In 2005, the Jenolan Caves House lessee experienced financial difficulty following a decision by the government to not reappoint the Jenolan Caves Reserve Trust (the Trust) Board. It meant the government breached the National Park and Wildlife Act; it was in breach of the Services Agreement. At the same time, St George Bank (the bank) recalled the lessee’s loan. The bank appointed Receivers and Managers and, on 6 June 2006, wrote to the lessee stating the lease had not been offered for sale nor had the government received any unsolicited offers. 

Ten days later, on 16 June 2006, the lessee filed a complaint with St George Bank’s Chairman, Mr. John Thame. It noted the bank must comply with the 2003 Code of Banking Practice. This was an essential part of the lessee’s loan contract, setting out the rights of the bank’s customers. The clauses referred to the St George Bank’s Chair included 25.2. It required banks to “try to help customers overcome financial difficulties.” The Chair also referred to clause 35.3, stating the bank will “within 21 days … complete its investigation and inform the customer of the outcome.” These practices did not happen. 

Instead of complying with this Code, the bank sold the property, with all furnishings in the hotel, to the government at 10% of the bank’s own valuation. As a result, many people like us working for the businesses suffered damages. 

This is our story. 

In 1990, a 99-year lease of Caves House was granted to Jenolan Caves Resort Pty Ltd (JCR), and there was a Jenolan Caves Reserve Trust (the Trust) Board set up by an earlier Liberal Government. JCR and the Trust were members of the NSW Public Private Partnership. The members were bound by conditions in three commercially defining documents: the Lease, the Service Agreement, and the Plan of Management.  

In 1996, the Trust Board was restructured, removing most of its commercial members. The performance of the Trust suffered, and infrastructure maintenance backlogs occurred. From 2002, there were frequent and serious breaches to the Trust’s obligations to comply with the Plan of Management and to provide clean and potable water.  

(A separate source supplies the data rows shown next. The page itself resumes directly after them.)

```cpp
__global__ void iota_u32_kernel(uint32_t* out, uint64_t n, uint32_t first) {
    for (uint64_t t = (uint64_t)blockIdx.x * blockDim.x + threadIdx.x; t < n; t += (uint64_t)gridDim.x * blockDim.x)
        out[t] = first + (uint32_t)t;
}

__global__ void trail_keys_kernel(const uint32_t* __restrict__ trail, const uint32_t* __restrict__ perm,
                                  const uint32_t* __restrict__ order_inv, uint64_t n, uint32_t lo, uint32_t c,
                                  uint64_t* __restrict__ keys) {
    for (uint64_t t = (uint64_t)blockIdx.x * blockDim.x + threadIdx.x; t < n; t += (uint64_t)gridDim.x * blockDim.x) {
        const uint32_t* row = trail + (size_t)(perm[t] - lo) * TRAIL_WIDTH;
        keys[t] = ((uint64_t)order_inv[row[c]] << 32) | (uint64_t)order_inv[row[c + 1]];
    }
}

__global__ void scatter_inverse_kernel(const uint32_t* __restrict__ order, uint64_t n, uint32_t lo,
                                       uint32_t* __restrict__ inv) {
    for (uint64_t t = (uint64_t)blockIdx.x * blockDim.x + threadIdx.x; t < n; t += (uint64_t)gridDim.x * blockDim.x)
        inv[order[t]] = lo + (uint32_t)t;
}
// ... 95 lines not shown
    HIP_TRY(new_el.alloc((size_t)n * ix->row_stride));
    if (n) {
        hipLaunchKernelGGL(permute_rows_kernel, dim3(grid_for(n * (ix->row_stride >> 4), 256)), dim3(256), 0, s,
                           ix->d_elements.as<uint8_t>(), new_el.as<uint8_t>(), d_order, n, ix->row_stride);
        HIP_TRY(hipGetLastError());
    }
    HIP_TRY(hipStreamSynchronize(s));
    for (size_t l = 0; l < ix->layers.size(); ++l) ix->layers[l].d_adj = std::move(new_adj[l]);
    ix->d_elements = std::move(new_el);
    {
        std::lock_guard<std::mutex> lk(ix->norm_mu);
        if (ix->d_inv_norm) {
            ix->d_inv_norm.reset();
            ix->hbm_bytes -= inv_norm_bytes(ix->n_elements);
        }
    }
    return finish_layers(ix, s);
}

static int reorder_precheck(granne_hip_index* ix) {
    if (!ix) return fail(GRANNE_HIP_ERR_INVALID, "index is null");
    GRANNE_HIP_COMPACT_UNSUPPORTED(ix, "reorder");
    GRANNE_HIP_F16_UNSUPPORTED(ix->dtype, "reorder");
    if (ix->layers.empty()) return fail(GRANNE_HIP_ERR_INVALID, "reorder of an index without layers (the reference panics)");
    if (ix->layers.back().len != ix->n_elements)
        return fail(GRANNE_HIP_ERR_INVALID,
                    "reorder needs len() == number of elements (the reference asserts, src/slice_vector/mod.rs:438)");
    return GRANNE_HIP_OK;
}

// ... 131 lines not shown
```

granne_amd/index.py:

```python
import ctypes as C
import os

import numpy as np

from ._lib import ERR_INVALID, ERR_OVERFLOW, EXACT_TOPK_CAP, F16, F32, I8, RANGE_CAP_MAX, GranneHipError, check, lib

DEFAULT_MAX_SEARCH = 200
DEFAULT_NUM_ELEMENTS = 10
RANGE_DEFAULT_STAGES = (252, 1020)

_ELEMENT_TYPES = {"angular": (F32, np.float32), "angular_int": (I8, np.int8), "angular_f16": (F16, np.float16)}
EMBEDDINGS = "embeddings"


def _p(a):
    return a.ctypes.data_as(C.c_void_p)


def normalize(rows, device=0):
    a = np.array(rows, dtype=np.float32, order="C", copy=True)
    flat = a.reshape(1, -1) if a.ndim == 1 else a
    if flat.size:
        check(lib().granne_hip_normalize_f32(_p(flat), flat.shape[0], flat.shape[1], device))
    return a
# ... 263 lines not shown
        check(lib().granne_hip_index_get_neighbors(self._h, idx, layer, _p(buf), buf.size, C.byref(n)))
        return buf[: n.value].astype(np.int64).tolist()

    def get_element(self, idx):
        out = np.empty(self.dim, self.np_dtype)
        check(lib().granne_hip_index_get_element(self._h, idx, _p(out)))
        return out

    def hbm_bytes(self):
        return int(lib().granne_hip_index_hbm_bytes(self._h))

    def get_sketch(self, first=0, count=None):
        count = len(self) - first if count is None else count
        out = np.empty((count, 128), np.uint8)
        if lib().granne_hip_index_get_sketch(self._h, first, count, _p(out)) != 0:
            return None
        return out

    def reorder(self):
        order = np.empty(len(self), np.uint64)
        check(lib().granne_hip_index_reorder(self._h, _p(order)))
        return order

    def reorder_by_keys(self, keys):
        k = np.ascontiguousarray(keys, dtype=np.uint64)
        if k.shape != (len(self),):
            raise ValueError("need one key per element")
        order = np.empty(len(self), np.uint64)
        check(lib().granne_hip_index_reorder_by_keys(self._h, _p(k), _p(order)))
        return order
# ... 492 lines not shown
```

include/granne.hpp:

```cpp
#pragma once

#include <algorithm>
#include <cmath>
#include <cstdint>
#include <cstring>
#include <memory>
#include <stdexcept>
#include <string>
#include <utility>
#include <vector>

#include <type_traits>

#include "granne_hip.h"

namespace granne {

inline void check(int rc) {
    if (rc != GRANNE_HIP_OK) throw std::runtime_error(std::string("granne_hip: ") + granne_hip_last_error());
}

struct f16 {
    uint16_t bits;
};
// ... 451 lines not shown
    void set_coalesce_max(uint64_t queries) { check(granne_hip_index_set_option(h_.get(), GRANNE_HIP_OPT_COALESCE_MAX, queries)); }
    void set_coalesce_wait_us(uint64_t us) { check(granne_hip_index_set_option(h_.get(), GRANNE_HIP_OPT_COALESCE_WAIT_US, us)); }
    uint64_t coalesced_launches() const { return get_option(GRANNE_HIP_OPT_COALESCED_LAUNCHES); }
    uint64_t coalesced_queries() const { return get_option(GRANNE_HIP_OPT_COALESCED_QUERIES); }
    bool last_compact_rows() const { return get_option(GRANNE_HIP_OPT_LAST_COMPACT_ROWS) != 0; }
    bool last_split_tail() const { return get_option(GRANNE_HIP_OPT_LAST_SPLIT_TAIL) != 0; }
    struct LastScan {
        unsigned form, ranges, prime_ranges, kk;
        bool primed;
    };
    LastScan last_scan() const {
        const uint64_t w = get_option(GRANNE_HIP_OPT_LAST_SCAN);
        return {GRANNE_HIP_LAST_SCAN_FORM(w), GRANNE_HIP_LAST_SCAN_RANGES(w), GRANNE_HIP_LAST_SCAN_PRIME_RANGES(w),
                GRANNE_HIP_LAST_SCAN_KK(w), GRANNE_HIP_LAST_SCAN_PRIMED(w) != 0};
    }
    uint64_t get_option(int option) const {
        uint64_t v = 0;
        check(granne_hip_index_get_option(h_.get(), option, &v));
        return v;
    }
    granne_hip_index* raw() const { return h_.get(); }

private:
    static constexpr int dtype() { return detail::dtype_of<typename decltype(Element::data)::value_type>::value; }
    template <class Call>
    std::vector<std::vector<std::pair<size_t, float>>> range_call(const Element* elements, size_t nq, const float* radii, size_t cap,
                                                                  std::vector<uint32_t>* out_found, std::vector<uint32_t>* out_stage,
                                                                  const char* overflow, Call call) const {
        const size_t dim = granne_hip_index_dim(h_.get());
        const int device = granne_hip_index_device(h_.get());
// ... 439 lines not shown
```

include/granne_hip.h:

```cpp
#ifndef GRANNE_HIP_H
#define GRANNE_HIP_H

#include <stddef.h>
#include <stdint.h>

#ifdef __cplusplus
extern "C" {
#endif

#define GRANNE_HIP_ABI_VERSION 3

enum { GRANNE_HIP_F32 = 0, GRANNE_HIP_I8 = 1, GRANNE_HIP_F16 = 2 };

enum {
    GRANNE_HIP_OK = 0,
    GRANNE_HIP_ERR_INVALID = -1,
    GRANNE_HIP_ERR_HIP = -2,
    GRANNE_HIP_ERR_NO_DEVICE = -3,
    GRANNE_HIP_ERR_OVERFLOW = -4,
    GRANNE_HIP_ERR_IO = -5
};

#define GRANNE_HIP_UNUSED 0xFFFFFFFFu

// ... 20 lines not shown

void granne_hip_index_destroy(granne_hip_index* index);

uint64_t granne_hip_index_len(const granne_hip_index* index);
uint64_t granne_hip_index_num_elements(const granne_hip_index* index);
uint32_t granne_hip_index_num_layers(const granne_hip_index* index);
uint64_t granne_hip_index_layer_len(const granne_hip_index* index, uint32_t layer);
uint32_t granne_hip_index_dim(const granne_hip_index* index);
int granne_hip_index_dtype(const granne_hip_index* index);
int granne_hip_index_device(const granne_hip_index* index);
uint64_t granne_hip_index_hbm_bytes(const granne_hip_index* index);
int granne_hip_index_get_neighbors(const granne_hip_index* index, uint64_t node, uint32_t layer,
                                   uint32_t* out_ids, uint32_t cap, uint32_t* out_count);
int granne_hip_index_get_element(const granne_hip_index* index, uint64_t idx, void* out);
int granne_hip_index_get_sketch(const granne_hip_index* index, uint64_t first, uint64_t count, void* out);

int granne_hip_search_batch(const granne_hip_index* index, const void* queries, uint32_t nq,
                            uint32_t max_search, uint32_t num_neighbors, uint64_t* out_ids,
                            float* out_dists, uint32_t* out_counts, uint64_t* out_stats);

int granne_hip_search_batch_device(const granne_hip_index* index, const void* d_queries, uint32_t nq,
                                   uint32_t max_search, uint32_t num_neighbors, uint64_t* d_out_ids,
                                   float* d_out_dists, uint32_t* d_out_counts, uint64_t* d_out_stats,
                                   uint32_t* d_status, void* stream);

int granne_hip_search_batches_device(const granne_hip_index* index, uint32_t n_batches,
                                     const void* const* d_queries, uint32_t nq, uint32_t max_search,
                                     uint32_t num_neighbors, uint64_t* const* d_out_ids,
                                     float* const* d_out_dists, uint32_t* const* d_out_counts,
                                     uint64_t* const* d_out_stats, uint32_t* d_status, void* stream);
// ... 454 lines not shown
```

rust/granne-hip/src/gpu.rs:

```rust
use crate::{angular, angular_int, Index};
use std::marker::PhantomData;
use std::os::raw::{c_char, c_int, c_void};
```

In July 2003, the Trust carried out a review of Jenolan Caves Water Supply, which noted “water failures cause severe constraints on the operation of Caves House”. In August, the Trust Chairman, Mr. Richard McKay stated the Trust’s infrastructure was aging and that he had requested funding from the Treasury to replace breaking pipes.  

For the next three years, water problems at Jenolan Caves damaged all the businesses, and they could not operate profitably. The concerns were referred to the Trust, Office of Environment, Department of Premier and Cabinet, and government several ministers. These problems included an intermittent water supply, failure by the Trust to maintain and clean pipes, failure to replace lids on tanks, and failure to filter the water. As a result, the water was often muddy in colour and the hot water supply to the hotel failed frequently. 

The most important consequence of the Trust’s water failures was the presence of E-coli and other contaminants which were revealed through independent water tests. Guests to the hotel were reporting stomach problems after drinking the water and the resort was required to provide bottled water to the hotel’s visitors.  

In addition, tourist numbers at Jenolan Caves had fallen dramatically from 272,443 in 1996/97 to 214,453 in 2002/03. The decline in visitor numbers occurred following the restricting, by the new government, of the Trust Board with few commercial members. This greatly concerned the Jenolan Caves businesses. The businesses also expressed a view that declining visitor numbers were the result of increased ticket prices.  

The businesses were suffering when the government undermined the relationship between the Lessee and the bank. There was unreliable water supply, water toxicity, and decreasing visitor numbers. The Lessee was removed from managing the property on 9 December 2005 and the bank appointed Receivers and Managers to take control. For the three years between 2004 and 2006, the businesses relied on expert reports calling on the Trust to install filtration so the water it provided to the staff and guests was not potable and safe. Neither the Government nor the Trust relied on the expert’s reports.  

On 9 December 2005, St George Bank appointed Receivers and Managers without considering whether the government was still intending to acquire the lease and assets at a reduced cost. Without the Trust Board, owners of the lease could simply not refinance the property. 

On 16 June 2006, the Receivers and Managers wrote to the lessee stating they did not offer the lease for sale, nor did they receive unsolicited offers. A hotel without a continuous supply of potable water was unsalable. On 30 June 2006, the Lessee’s bank sold the 99-year lease back to the government at a significant discount. 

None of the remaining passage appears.